I am working on a portable projector to take to an arts festival in Toronto. I was planning to power it from a 12V lead/acid battery, which would be stepped up to 110VAC by an inverter, which would then be stepped back down to 36VDC at 3A (regulated) to drive an 8000 lumen LED. Tonight, I hooked up the LED, inverter, and battery. It almost works, but the inverter is too wimpy to drive the LED. Instead what happens is there is a brilliant flash as the LED lights, the inverter output voltage drops, the LED driver resets, and then there is another flash and the cycle repeats.
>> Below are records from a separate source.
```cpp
uint32_t oai4g_crc24a(const uint8_t *in, int bitlen);
uint32_t oai4g_crc24b(const uint8_t *in, int bitlen);
int oai4g_lte_segmentation(const uint8_t *input_buffer, uint8_t **output_buffers, uint32_t B, uint32_t *C,
                           uint32_t *Cplus, uint32_t *Cminus, uint32_t *Kplus, uint32_t *Kminus, uint32_t *F);
void oai4g_threegpplte_turbo_encoder(const uint8_t *input, uint16_t input_length_bytes, uint8_t *output,
                                     uint8_t F, uint16_t interleaver_f1, uint16_t interleaver_f2);
uint32_t oai4g_sub_block_interleaving_turbo(uint32_t D, uint8_t *d, uint8_t *w);
uint32_t oai4g_lte_rate_matching_turbo(uint32_t RTC, uint32_t G, const uint8_t *w, uint8_t *e, uint8_t C,
                                       uint32_t Nsoft, uint8_t Mdlharq, uint8_t Kmimo, uint8_t rvidx,
                                       uint8_t Qm, uint8_t Nl, uint8_t r, uint8_t nb_rb, uint8_t m);
int oai4g_dlsch_encoding(uint8_t *a, const oai4g_frame_parms_t *frame_parms, uint8_t num_pdcch_symbols,
                         oai4g_dlsch_t *dlsch, int frame, uint8_t subframe);
void oai4g_dlsch_scrambling(const oai4g_frame_parms_t *frame_parms, int mbsfn_flag, oai4g_dlsch_t *dlsch, int G,
                            uint8_t q, uint8_t Ns);
int oai4g_dlsch_modulation(int32_t **txdataF, int16_t amp, uint32_t subframe_offset,
                           const oai4g_frame_parms_t *frame_parms, uint8_t num_pdcch_symbols,
                           oai4g_dlsch_t *dlsch0, oai4g_dlsch_t *dlsch1);
void oai4g_PHY_ofdm_mod(const int32_t *input, int32_t *output, uint8_t log2fftsize, uint8_t nb_symbols,
                        uint16_t nb_prefix_samples, int etype);
void oai4g_normal_prefix_mod(const int32_t *txdataF, int32_t *txdata, uint8_t nsymb,
                             const oai4g_frame_parms_t *frame_parms);
void oai4g_do_OFDM_mod(int32_t **txdataF, int32_t **txdata, uint32_t frame, uint16_t next_slot,
// ... 208 lines not shown

int oai4g_tx_batch(const oai4g_tx_config_t *cfg, int n_sf, const uint8_t *d_payload, void *d_work,
                   int32_t *d_iq, void *stream);
int oai4g_tx_batch_timed(const oai4g_tx_config_t *cfg, int n_sf, const uint8_t *d_payload, void *d_work,
                         int32_t *d_iq, void *stream, float *kernel_ms);
int oai4g_tx_config_set_control(oai4g_tx_config_t *cfg, uint8_t num_ue_spec_dci, uint8_t num_common_dci,
                                const oai4g_dci_alloc_t *dci_alloc);
#define OAI4G_MAX_PHICH_ITEMS 64
typedef struct {
  uint8_t subframe, ngroup, nseq, hi;
} oai4g_phich_item_t;
typedef struct {
  uint8_t pss_sss;
  uint8_t pbch;
  uint8_t pbch_pdu[3];
  uint8_t frame_mod4;
  uint8_t n_phich;
  oai4g_phich_item_t phich[OAI4G_MAX_PHICH_ITEMS];
} oai4g_common_sig_t;
int oai4g_tx_config_set_common(oai4g_tx_config_t *cfg, const oai4g_common_sig_t *common);
int oai4g_tx_encode(const oai4g_tx_config_t *cfg, int n_sf, const uint8_t *d_payload, void *d_work, void *stream);
int oai4g_tx_modulate(const oai4g_tx_config_t *cfg, int n_sf, const void *d_work, int32_t *d_iq, void *stream);
int oai4g_tx_mod_nosat(const oai4g_tx_config_t *cfg);

int oai4g_diag_encode_phase_ms(const oai4g_tx_config_t *cfg, int n_sf, const uint8_t *d_payload, void *d_work,
                               int stop_phase, int reps, float *ms);
int oai4g_diag_encode_occupancy(const oai4g_tx_config_t *cfg, int *blocks_per_cu, size_t *lds_bytes);
int oai4g_diag_stream(const void *d_src, void *d_dst, size_t bytes, int mode, void *stream);

int oai4g_set_device(int device);
#define OAI4G_DIST_ID_BYTES 128
int oai4g_dist_unique_id(uint8_t id[OAI4G_DIST_ID_BYTES]);
int oai4g_dist_init(int rank, int world, const uint8_t id[OAI4G_DIST_ID_BYTES]);
int oai4g_dist_broadcast_params(oai4g_tx_params_t *p, int root);
int oai4g_dist_allreduce_sum_u64(uint64_t *v, int n);
int oai4g_dist_allreduce_max_f64(double *v, int n);
int oai4g_dist_barrier(void);
int oai4g_dist_rank(void);
int oai4g_dist_world(void);
int oai4g_dist_finalize(void);
void oai4g_shard_range(int n_total, int rank, int world, int *first, int *count);
uint64_t oai4g_payload_seed(uint64_t seed, uint64_t first_subframe, uint32_t n_cw, uint32_t payload_stride);

void *oai4g_dev_alloc(size_t bytes);
void oai4g_dev_free(void *p);
int oai4g_memcpy_h2d(void *dst, const void *src, size_t bytes);
// ... 10 lines not shown
```

openair4g_amd/__init__.py:

```python
import ctypes
import os

import numpy as np

_HERE = os.path.dirname(os.path.abspath(__file__))
LIB_PATH = os.path.join(_HERE, "lib", "libopenair4g_amd.so")

LTE_NULL = 2
NSOFT = 1827072
MAX_SEGMENTS = 16
MAX_CHANNEL_BITS = 14 * 1200 * 6
D_BYTES = 96 + 12 + 3 + 3 * 6144
W_BYTES = 3 * 6144 + 96
SISO, ALAMOUTI, LARGE_CDD = 0, 1, 2
CYCLIC_PREFIX = 0


class OAI4GError(RuntimeError):
    pass


u8p = ctypes.POINTER(ctypes.c_uint8)


# ... 278 lines not shown
    "oai4g_tx_encode": (ctypes.c_int, [ctypes.c_void_p, ctypes.c_int, ctypes.c_void_p, ctypes.c_void_p,
                                       ctypes.c_void_p]),
    "oai4g_tx_modulate": (ctypes.c_int, [ctypes.c_void_p, ctypes.c_int, ctypes.c_void_p, ctypes.c_void_p,
                                         ctypes.c_void_p]),
    "oai4g_tx_mod_nosat": (ctypes.c_int, [ctypes.c_void_p]),
    "oai4g_diag_encode_phase_ms": (ctypes.c_int, [ctypes.c_void_p, ctypes.c_int, ctypes.c_void_p, ctypes.c_void_p,
                                                  ctypes.c_int, ctypes.c_int, ctypes.POINTER(ctypes.c_float)]),
    "oai4g_diag_encode_occupancy": (ctypes.c_int, [ctypes.c_void_p, ctypes.POINTER(ctypes.c_int),
                                                   ctypes.POINTER(ctypes.c_size_t)]),
    "oai4g_diag_stream": (ctypes.c_int, [ctypes.c_void_p, ctypes.c_void_p, ctypes.c_size_t, ctypes.c_int,
                                         ctypes.c_void_p]),
    "oai4g_dev_alloc": (ctypes.c_void_p, [ctypes.c_size_t]),
    "oai4g_dev_free": (None, [ctypes.c_void_p]),
    "oai4g_memcpy_h2d": (ctypes.c_int, [ctypes.c_void_p, ctypes.c_void_p, ctypes.c_size_t]),
    "oai4g_memcpy_d2h": (ctypes.c_int, [ctypes.c_void_p, ctypes.c_void_p, ctypes.c_size_t]),
    "oai4g_memset_d": (ctypes.c_int, [ctypes.c_void_p, ctypes.c_int, ctypes.c_size_t]),
    "oai4g_sync": (ctypes.c_int, []),
    "oai4g_fill_payload": (ctypes.c_int, [ctypes.c_void_p, ctypes.c_size_t, ctypes.c_uint64, ctypes.c_void_p]),
    "oai4g_qpp_fold32": (ctypes.c_int, [ctypes.c_uint32, ctypes.POINTER(ctypes.c_uint32), ctypes.c_void_p]),
    "oai4g_rsc_scan_rows": (ctypes.c_int, [ctypes.c_uint32, ctypes.POINTER(ctypes.c_uint32)]),
    "oai4g_rm_pair_schedule": (ctypes.c_int, [ctypes.c_uint32, ctypes.c_uint32, ctypes.POINTER(ctypes.c_uint32),
                                              ctypes.POINTER(ctypes.c_uint32), ctypes.POINTER(ctypes.c_uint32),
                                              ctypes.POINTER(ctypes.c_uint32)]),
}


def load_library(path=None):
    global _lib
    if _lib is not None:
        return _lib
    path = path or os.environ.get("OAI4G_LIB") or LIB_PATH
    if not os.path.exists(path):
        raise OAI4GError(f"HIP library not built: {path} (run __graft_entry__.build())")
    lib = ctypes.CDLL(path)
    for name, (res, args) in _SIGS.items():
        fn = getattr(lib, name)
        fn.restype = res
        fn.argtypes = args
    _lib = lib
    return lib


def exported_symbols():
    return sorted(_SIGS)


# ... 979 lines not shown
        return ms[0], ms[1]

    def encode_only(self, stream=None):
        _check(self.L.oai4g_tx_encode(self.cfg, self.n_sf, self.d_payload, self.d_work, stream) == 0)

    def diag_encode_phase_ms(self, stop_phase, reps=5):
        ms = ctypes.c_float()
        _check(self.L.oai4g_diag_encode_phase_ms(self.cfg, self.n_sf, self.d_payload, self.d_work, stop_phase, reps,
                                                 ctypes.byref(ms)) == 0)
        return ms.value

    def modulate_only(self, stream=None):
        _check(self.L.oai4g_tx_modulate(self.cfg, self.n_sf, self.d_work, self.d_iq, stream) == 0)

    def upload_ebits(self, words):
        words = np.ascontiguousarray(words, dtype=np.uint32)
        assert words.nbytes <= self.work_bytes
        _check(self.L.oai4g_memcpy_h2d(self.d_work, _ptr(words), words.nbytes) == 0)

    @property
    def mod_nosat(self):
        return bool(self.L.oai4g_tx_mod_nosat(self.cfg))

    def sync(self):
        _check(self.L.oai4g_sync() == 0)

    def ebits(self):
        out = np.empty(self.work_bytes // 4, dtype=np.uint32)
        _check(self.L.oai4g_memcpy_d2h(_ptr(out), self.d_work, out.nbytes) == 0)
        return out.reshape(self.n_sf, self.n_cw, self.ebits_words)

    def iq(self):
        out = np.empty(self.iq_samples, dtype=np.int32)
        _check(self.L.oai4g_memcpy_d2h(_ptr(out), self.d_iq, out.nbytes) == 0)
        return out.reshape(self.n_sf, self.n_ant, self.spt)

    def close(self):
        for p in (self.d_payload, self.d_work, self.d_iq):
            if p:
                self.L.oai4g_dev_free(p)
        self.d_payload = self.d_work = self.d_iq = None
        if self.cfg:
            self.L.oai4g_tx_config_destroy(self.cfg)
            self.cfg = None

    def __del__(self):
# ... 10 lines not shown
```

openair4g_amd/csrc/oai4g_host.cpp:

```cpp
#include <hip/hip_runtime.h>
#include <math.h>
#include <pthread.h>
#include <stdarg.h>
#include <stdio.h>
#include <stdlib.h>
#include <string.h>

#include <algorithm>
#include <cmath>
#include <cstdlib>
#include <vector>
#include <map>
#include <mutex>
#include <vector>

#include "../../include/oai4g.h"
#include "../../include/oai4g_qpp.h"
#include "../../include/oai4g_tbs.h"
#include "oai4g_internal.h"

static thread_local char g_err[512] = "";

static void set_err(const char *fmt, ...)
{
// ... 486 lines not shown
static uint32_t mod_nosat_ok(const cfg_dev_t &h, int v_static)
{
  if (h.log2N != 11 || h.nsymb != 14 || getenv("OAI4G_MOD_SAT")) return 0;
  int v = v_static;
  for (uint32_t cw = 0; cw < h.n_cw; cw++) {
    const cw_dev_t &c = h.cw[cw];
    for (int i = 0; i < 8; i++) v = std::max(v, std::max(std::abs((int)c.qam_a[i]), std::abs((int)c.qam_b[i])));
    v = std::max(v, std::max(std::abs((int)c.qpsk_a), std::abs((int)c.qpsk_b)));
    for (int i = 0; i < 2; i++)
      v = std::max(v, std::max(std::abs((int)c.alm_qpsk[i][0]), std::abs((int)c.alm_qpsk[i][1])));
  }
  const double R = std::sqrt(2.0) * v, band = 12.0 * h.N_RB_DL;
  const double c32 = std::ceil(band / 32) + 1, c8 = std::ceil(band / 8) + 1, c2 = std::ceil(band / 2) + 1;
  return (c32 * R + 128 <= 32767 && c8 * R / 8 + 128 <= 32767 && c2 * R / 16 + 128 <= 32767 &&
          (band + 1) * R / 32 + 128 <= 32767) ? 1u : 0u;
}
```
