## Files before the change

aerial_gym_simulator_amd/csrc/agx_dynamics.hip:

```cpp
#include "agx_common.h"
#ifndef AGX_DYN_CONTRACT
#define AGX_DYN_CONTRACT 0
#endif
#ifndef AGX_DYN_WAVES
#define AGX_DYN_WAVES 3
#endif
#ifndef AGX_DYN_WAVES_LEAN_LAWS
#define AGX_DYN_WAVES_LEAN_LAWS 4
#endif
#ifndef AGX_DYN_WAVES_LOOP
#define AGX_DYN_WAVES_LOOP 2
#endif
#if AGX_DYN_CONTRACT
#pragma clang fp contract(fast)
#else
#pragma clang fp contract(off)
#endif
#include "agx_device_math.h"
#include "agx_nav_parts.h"
#include "agx_quad_math.h"
#include "agx_rng.h"
#include "agx_step_signal.h"

#include <chrono>
// ... 561 lines not shown
      }
      const bool any_dist = !body_wrench && (B.disturb != nullptr || B.disturb_prob > 0.0f);
      const bool split_root = !root_link && has_drag && any_dist;
      float dr[6] = {0.0f, 0.0f, 0.0f, 0.0f, 0.0f, 0.0f}, di[6] = {0.0f, 0.0f, 0.0f, 0.0f, 0.0f, 0.0f};
      if (has_drag) {
        float vbn = norm(d.vbody);
        dr[0] = (-P.lin_drag_linear[0] * d.vbody.x) + (-P.lin_drag_quadratic[0] * vbn * d.vbody.x);
        dr[1] = (-P.lin_drag_linear[1] * d.vbody.y) + (-P.lin_drag_quadratic[1] * vbn * d.vbody.y);
        dr[2] = (-P.lin_drag_linear[2] * d.vbody.z) + (-P.lin_drag_quadratic[2] * vbn * d.vbody.z);
        dr[3] = (-P.ang_drag_linear[0] * d.wbody.x) + (-P.ang_drag_quadratic[0] * fabsf(d.wbody.x) * d.wbody.x);
        dr[4] = (-P.ang_drag_linear[1] * d.wbody.y) + (-P.ang_drag_quadratic[1] * fabsf(d.wbody.y) * d.wbody.y);
        dr[5] = (-P.ang_drag_linear[2] * d.wbody.z) + (-P.ang_drag_quadratic[2] * fabsf(d.wbody.z) * d.wbody.z);
      }
      if (B.disturb) {
        const float *dd = B.disturb + (size_t)(sub_base + sub) * 7 * n + i;
        float occ = dd[0];
#pragma unroll
        for (int c = 0; c < 6; ++c) {
          float lo = -B.disturb_max[c], hi = B.disturb_max[c];
          di[c] = ((hi - lo) * dd[(size_t)(1 + c) * n] + lo) * occ;
        }
      } else if (B.disturb_prob > 0.0f) {
        float ud[7];
        rng_fill<7>(B.rng_seed, B.env_index_base + i, agx::step_index(B), RNG_DISTURB + sub_base + sub, ud);
        float occ = ud[0] < B.disturb_prob ? 1.0f : 0.0f;
#pragma unroll
        for (int c = 0; c < 6; ++c) {
          float lo = -B.disturb_max[c], hi = B.disturb_max[c];
          di[c] = ((hi - lo) * ud[1 + c] + lo) * occ;
        }
      }
      if (!body_wrench && (has_drag || any_dist)) {
#pragma unroll
        for (int c = 0; c < 6; ++c) bw[c] = split_root ? bw[c] + (dr[c] + di[c]) : (bw[c] + dr[c]) + di[c];
      }
      if (B.body_force && sub == k - 1) {
        AGX_AT(B.body_force, 0) = bw[0]; AGX_AT(B.body_force, 1) = bw[1]; AGX_AT(B.body_force, 2) = bw[2];
      }
      integrate(P, s, V3{bw[0], bw[1], bw[2]}, V3{bw[3], bw[4], bw[5]});
      if (B.boxes) {
        traj[(sub * 3 + 0) * bd + tid] = s.p.x;
        traj[(sub * 3 + 1) * bd + tid] = s.p.y;
        traj[(sub * 3 + 2) * bd + tid] = s.p.z;
        if (sub == 0) { tlo = s.p; thi = s.p; }
        tlo = V3{fminf(tlo.x, s.p.x), fminf(tlo.y, s.p.y), fminf(tlo.z, s.p.z)};
        thi = V3{fmaxf(thi.x, s.p.x), fmaxf(thi.y, s.p.y), fmaxf(thi.z, s.p.z)};
      }
    }
    bool crashed = crashed_in != 0;
    if (B.boxes && k > 0) crashed = collide_trajectory(B.boxes, B.num_boxes, n, i, traj, k, bd, tid, tlo, thi, P.collision_radius) || crashed;
    store_state(B.state, n, i, s);
    if (k > 0) {
      if (lean) store_body_velocities(B.derived, n, i, d);
      else store_derived(B.derived, n, i, d);
#pragma unroll
      for (int j = 0; j < M; ++j) AGX_AT(B.motor_thrust, j) = u[j];
      if (B.wrench_cmd) {
        AGX_AT(B.wrench_cmd, 0) = wc.f.x; AGX_AT(B.wrench_cmd, 1) = wc.f.y; AGX_AT(B.wrench_cmd, 2) = wc.f.z;
        AGX_AT(B.wrench_cmd, 3) = wc.t.x; AGX_AT(B.wrench_cmd, 4) = wc.t.y; AGX_AT(B.wrench_cmd, 5) = wc.t.z;
      }
    }
    float a_cur[AGX_MAX_ACTIONS], a_prev[AGX_MAX_ACTIONS];
#pragma unroll
    for (int c = 0; c < AGX_MAX_ACTIONS; ++c) {
      a_cur[c] = (k > 0 && !EXT) ? a_in[c] : a_old[c];
      a_prev[c] = (k >= 2 && !EXT) ? a_in[c] : ((k == 1 && !EXT) ? a_old[c] : a_prev_in[c]);
      if (c < A && k > 0 && !EXT && !lean) {
        AGX_AT(B.prev_actions, c) = a_prev[c];
        AGX_AT(B.actions, c) = a_cur[c];
      }
    }
    const int steps = steps_in + (more_launches ? 0 : 1);
    if (!more_launches) B.sim_steps[i] = steps;
    bool trunc = false;
    if (task_epilogue) {
      float rew;
      if (T.kind == AGX_TASK_POSITION) {
        rew = reward_position(s, d.qveh, d.wbody, tgt, crashed);
      } else {
        AGX_AT(T.prev_pos_err, 0) = ppe.x; AGX_AT(T.prev_pos_err, 1) = ppe.y; AGX_AT(T.prev_pos_err, 2) = ppe.z;
        V3 pe = quat_rotate_inverse(d.qveh, tgt - s.p);
        AGX_AT(T.pos_err, 0) = pe.x; AGX_AT(T.pos_err, 1) = pe.y; AGX_AT(T.pos_err, 2) = pe.z;
        rew = reward_navigation(T.rp, T.curriculum_progress, pe, ppe, a_cur[0], a_cur[2], a_cur[3], a_prev[0], a_prev[2],
                                a_prev[3], crashed);
      }
      T.reward[i] = rew;
      trunc = steps > T.episode_len;
      reset = (crashed && T.reset_on_collision) || trunc;
      B.reset_mask[i] = reset ? 1 : 0;
      if (T.successes) nav_bookkeeping_epilogue(T, i, true, tgt, s.p, crashed, trunc);
    }
    B.crashes[i] = crashed ? 1 : 0;
    if (!more_launches) B.truncations[i] = trunc ? 1 : 0;
  }
  if (T.kind != AGX_TASK_NONE && __ballot(reset) != 0ull && (tid & 63) == 0) atomicOr(B.reset_flag + B.flag_parity, 1);
  if (blockIdx.x == 0 && tid < 64) push_wait_finish(B, push_peek);
}

namespace q4 = quad;
AGX_DEV unsigned long long vote(bool p) { return __builtin_amdgcn_ballot_w64(p); }

struct QuadDerived {
  float euler, qveh, vveh, vbody, wbody;
};
AGX_DEV QuadDerived update_states_quad(float q, float v, float w, float extra, float &esn, float &ecs) {
  const int l = q4::lane_in_quad();
  QuadDerived d;
  const float e = q4::euler_xyz_0_2pi(q);
  d.euler = ssa(e);
  float sy, cy;
  const float half_yaw = (q4::bc<2>(e) * 1.0f) * 0.5f;
  sincos_bounded(l < 2 ? extra : half_yaw, sy, cy);
  esn = sy;
  ecs = cy;
  d.qveh = l == 2 ? sy : (l == 3 ? cy : 0.0f);
  d.vveh = q4::quat_rotate_inverse(d.qveh, v);
  d.vbody = q4::quat_rotate_inverse(q, v);
  d.wbody = q4::quat_rotate_inverse(q, w);
  return d;
}
AGX_DEV QuadDerived update_states_quad(float q, float v, float w) {
  float sn, cs;
  return update_states_quad(q, v, w, 0.0f, sn, cs);
}

template <int M>
struct QuadConsts {
  float grav, in0, in1, in2, ii0, ii1, ii2, pinv[M / 4][6], mapf[M], mapt[M], mass, dt;
};
template <int M>
AGX_DEV QuadConsts<M> load_quad_consts(const AgxRobotParams &P, const AgxRobotParams &S, int l, int l3) {
  QuadConsts<M> C;
  C.grav = P.gravity[l3];
  C.in0 = P.inertia[3 * l3 + 0]; C.in1 = P.inertia[3 * l3 + 1]; C.in2 = P.inertia[3 * l3 + 2];
  C.ii0 = P.inertia_inv[3 * l3 + 0]; C.ii1 = P.inertia_inv[3 * l3 + 1]; C.ii2 = P.inertia_inv[3 * l3 + 2];
#pragma unroll
  for (int h = 0; h < M / 4; ++h)
#pragma unroll
    for (int c = 0; c < 6; ++c) C.pinv[h][c] = P.alloc_pinv[6 * (l + 4 * h) + c];
  const float *wmap = S.root_link_mode != 0 ? P.alloc : P.wrench_map;
#pragma unroll
  for (int j = 0; j < M; ++j) {
    C.mapf[j] = wmap[M * l3 + j];
    C.mapt[j] = wmap[M * (3 + l3) + j];
  }
  C.mass = S.mass;
  C.dt = S.dt;
  return C;
}
template <int M>
AGX_DEV QuadConsts<M> load_quad_consts(const AgxRobotParams &P, int l, int l3) {
  return load_quad_consts<M>(P, P, l, l3);
}
AGX_DEV float quad_thrust_along_body_z(float q, float f, int l) {
  const float t1 = q * q4::bc<2>(q), t2 = q4::perm<1, 0, 2, 3>(q) * q4::bc<3>(q);
  const float c2a = 2.0f * (l == 1 ? t1 - t2 : t1 + t2);
  const float sqq = q * q;
  const float m22 = 1.0f - 2.0f * (q4::bc<0>(sqq) + q4::bc<1>(sqq));
  return q4::dot3(f, l == 2 ? m22 : c2a);
}
AGX_DEV float quad_desired_orientation_pos_vel_sc(float f, float sy, float cy, int l) {
  const float b3 = fdiv(f, q4::norm3(f));
  const float tmp = l == 0 ? cy : (l == 1 ? sy : 0.0f);
  const float cb = q4::cross3(b3, tmp);
  const float b2 = fdiv(cb, q4::norm3(cb));
  const float b1 = q4::cross3(b2, b3);
  return q4::rotmat_cols_to_quat(b1, b2, b3);
}
AGX_DEV float quad_desired_orientation_pos_vel(float f, float yaw, int l) {
  float sy, cy;
  sincos_bounded(yaw, sy, cy);
  return quad_desired_orientation_pos_vel_sc(f, sy, cy, l);
}
template <bool ZERO_RATE, int M>
AGX_DEV float quad_body_torque(const QuadConsts<M> &C, float q, float qd, float wb, float wsp, float kr, float kw, int l) {
  const float qe = q4::quat_mul(q4::conj(q), qd);
  const float pp = q4::rot1(qe) * q4::rot2(qe);
  const float pw = qe * q4::bc<3>(qe);
  const float mp = 2.0f * (pp + pw);
  const float mm = 2.0f * (pp - pw);
  const float rot_err = 0.5f * (l == 1 ? mm - mp : -(mp - mm));
  const float jw = (C.in0 * q4::bc<0>(wb) + C.in1 * q4::bc<1>(wb)) + C.in2 * q4::bc<2>(wb);
  const float ff = q4::cross3(wb, jw);
  const float we = ZERO_RATE ? wb : wb - q4::quat_rotate(qe, wsp);
  return ((-kr) * rot_err - kw * we) + ff;
}
template <int M>
AGX_DEV void quad_allocate(const AgxRobotParams &P, const QuadConsts<M> &C, float force, float torque, float (&u)[M / 4],
                           const float (&kT)[M / 4], const float (&tinc)[M / 4], const float (&tdec)[M / 4], float &fb, float &tb) {
  const float w0 = q4::bc<0>(force), w1 = q4::bc<1>(force), w2 = q4::bc<2>(force);
  const float w3 = q4::bc<0>(torque), w4 = q4::bc<1>(torque), w5 = q4::bc<2>(torque);
#pragma unroll
  for (int h = 0; h < M / 4; ++h) {
    float r = 0.0f;
    r += C.pinv[h][0] * w0;
    r += C.pinv[h][1] * w1;
    r += C.pinv[h][2] * w2;
    r += C.pinv[h][3] * w3;
    r += C.pinv[h][4] * w4;
    r += C.pinv[h][5] * w5;
    u[h] = motor_update(P, r, u[h], kT[h], tinc[h], tdec[h]);
  }
  fb = 0.0f;
  tb = 0.0f;
#pragma unroll
  for (int h = 0; h < M / 4; ++h) {
    const float u0 = q4::bc<0>(u[h]), u1 = q4::bc<1>(u[h]), u2 = q4::bc<2>(u[h]), u3 = q4::bc<3>(u[h]);
    fb += C.mapf[4 * h + 0] * u0; fb += C.mapf[4 * h + 1] * u1; fb += C.mapf[4 * h + 2] * u2; fb += C.mapf[4 * h + 3] * u3;
    tb += C.mapt[4 * h + 0] * u0; tb += C.mapt[4 * h + 1] * u1; tb += C.mapt[4 * h + 2] * u2; tb += C.mapt[4 * h + 3] * u3;
  }
}
template <int M>
AGX_DEV void quad_integrate(const AgxRobotParams &P, const QuadConsts<M> &C, float &p, float &q, float &v, float &w, float fb, float tb,
                            int l) {
  const float dt = C.dt;
  const float fw = q4::quat_rotate(q, fb);
  const float wbi = q4::quat_rotate_inverse(q, w);
  const float jwi = (C.in0 * q4::bc<0>(wbi) + C.in1 * q4::bc<1>(wbi)) + C.in2 * q4::bc<2>(wbi);
  const float rhs = tb - q4::cross3(wbi, jwi);
  const float dwb = (C.ii0 * q4::bc<0>(rhs) + C.ii1 * q4::bc<1>(rhs)) + C.ii2 * q4::bc<2>(rhs);
  const float wb_new = wbi + dt * dwb;
  float w_new = q4::quat_rotate(q, wb_new);
  float v_new = v + dt * fdiv(fw, C.mass);
  v_new = v_new + C.grav * dt;
  const float ml = fmaxf(1.0f - P.linear_damping * dt, 0.0f);
  const float ma = fmaxf(1.0f - P.angular_damping * dt, 0.0f);
  v_new = v_new * ml;
  w_new = w_new * ma;
  const float v2 = q4::dot3(v_new, v_new), w2 = q4::dot3(w_new, w_new);
  if (v2 > P.max_linear_velocity * P.max_linear_velocity) v_new = v_new * fdiv(P.max_linear_velocity, fsqrt(v2));
  if (w2 > P.max_angular_velocity * P.max_angular_velocity) w_new = w_new * fdiv(P.max_angular_velocity, fsqrt(w2));
  p = p + v_new * dt;
  const float wm2 = q4::dot3(w_new, w_new);
  if (wm2 != 0.0f) {
    const float wm = fsqrt(wm2);
    const float half = dt * wm * 0.5f;
    float sn, cs;
    sincos_bounded(half, sn, cs);
    const float sc = fdiv(sn, wm);
    const float x1 = w_new * sc;
    const float r3 = (x1 * q4::bc<3>(q) + q4::rot1(x1) * q4::rot2(q)) - q4::rot2(x1) * q4::rot1(q);
    const float xq = x1 * q;
    const float rw = (-q4::bc<0>(xq) - q4::bc<1>(xq)) - q4::bc<2>(xq);
    float rq = l == 3 ? rw : r3;
    rq += q * cs;
    const float nn = fsqrt(q4::dot4(rq, rq));
    q = fdiv(rq, nn);
  }
  v = v_new;
  w = w_new;
}
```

Obviously, this will never do. The inverter is supposed to be good for 140 Watts, and so driving a 100 Watt LED sounds like it should be a piece of cake, but at 110V, the extra 40 watts is really only 360mA (W=VI, so I = W/V (Sort of. For non-resistive loads, there’s power factor correction)). If there’s any extra draw in the LED driver as it starts up, it could eat that right up. It’s also possible that the power rating on the inverter was simply a lie.

Switching to a 200 watt inverter didn’t fix the problem, nor did adding a 17,200uF capacitor in parallel with the battery. However, I did check the battery voltage immediately after running the system, and it was around 11.3V. That’s mighty low for a 12V SLA, so I’m going to borrow the 12V battery charger from work and try it on my batteries. It may be that I just didn’t have a sufficient charge. If that is the problem, it may mean I need to switch to a halogen spotlight, as the 12V batteries may discharge too quickly.

Victory is Mine

As I suspected in my previous post, I did put the ICSP header on my boards backwards (or more accurately, flipped along its long axis). As a result, I burned up the chip on one of the boards when I plugged the ICSP header in. I also took a closer look at the chip that I had populated two of the boards with, an ATMega48, and found that it doesn’t have a separate bootloader section. The quicker wits among you are realizing that I should have checked that before I soldered it down.

Since one board had a chip that had been operating as a resistive heater, and the other two had chips I didn’t want to use, I was left with one good board.This evening, I managed to burn the Arduino bootloader to that board.

First, I threw together an adapter to flip the ICSP header back to the right layout. Using that and my trusty USBTinyICSP, I programmed the fuses for the chip like so:

avrdude -c usbtiny -p m8 -P usb -B 32 -U lfuse:w:0xc4:m hfuse:w:0xca:m efuse:w:0xFF:m

and burned in the arduino bootloader like so:

avrdude -c usbtiny -p m8 -P usb -B 32 -U ./arduino-0022/hardware/arduino/bootloaders/atmega8/ATmegaBOOT.hex

For the curious, the fuse settings are the same as the ones for the Arduino, as documented here, but with the clock selection set to 8MHz internal clock rather than 16Mhz external clock. I used this fuse calculator to find the proper values.

Since that seemed to have worked, I removed the chips from the other three boards, replaced them with ATMega8s, and put bootloaders on them as well. Now I’m going to add IC sockets for the motor driver chips and see if I can get an LED blink program onto them.


When I added the ICSP header to my ToyBrain boards, I mirrored the footprint so that some of the routing would be easier. I did not, however, correct the actual wiring, so now the ICSP header comes off the wrong side of the board.

This is going to be easy to fix in the next revision, but for now I’m going to roll up a little adapter to get the boards programmed.

More later, when it’s closer to noon than midnight.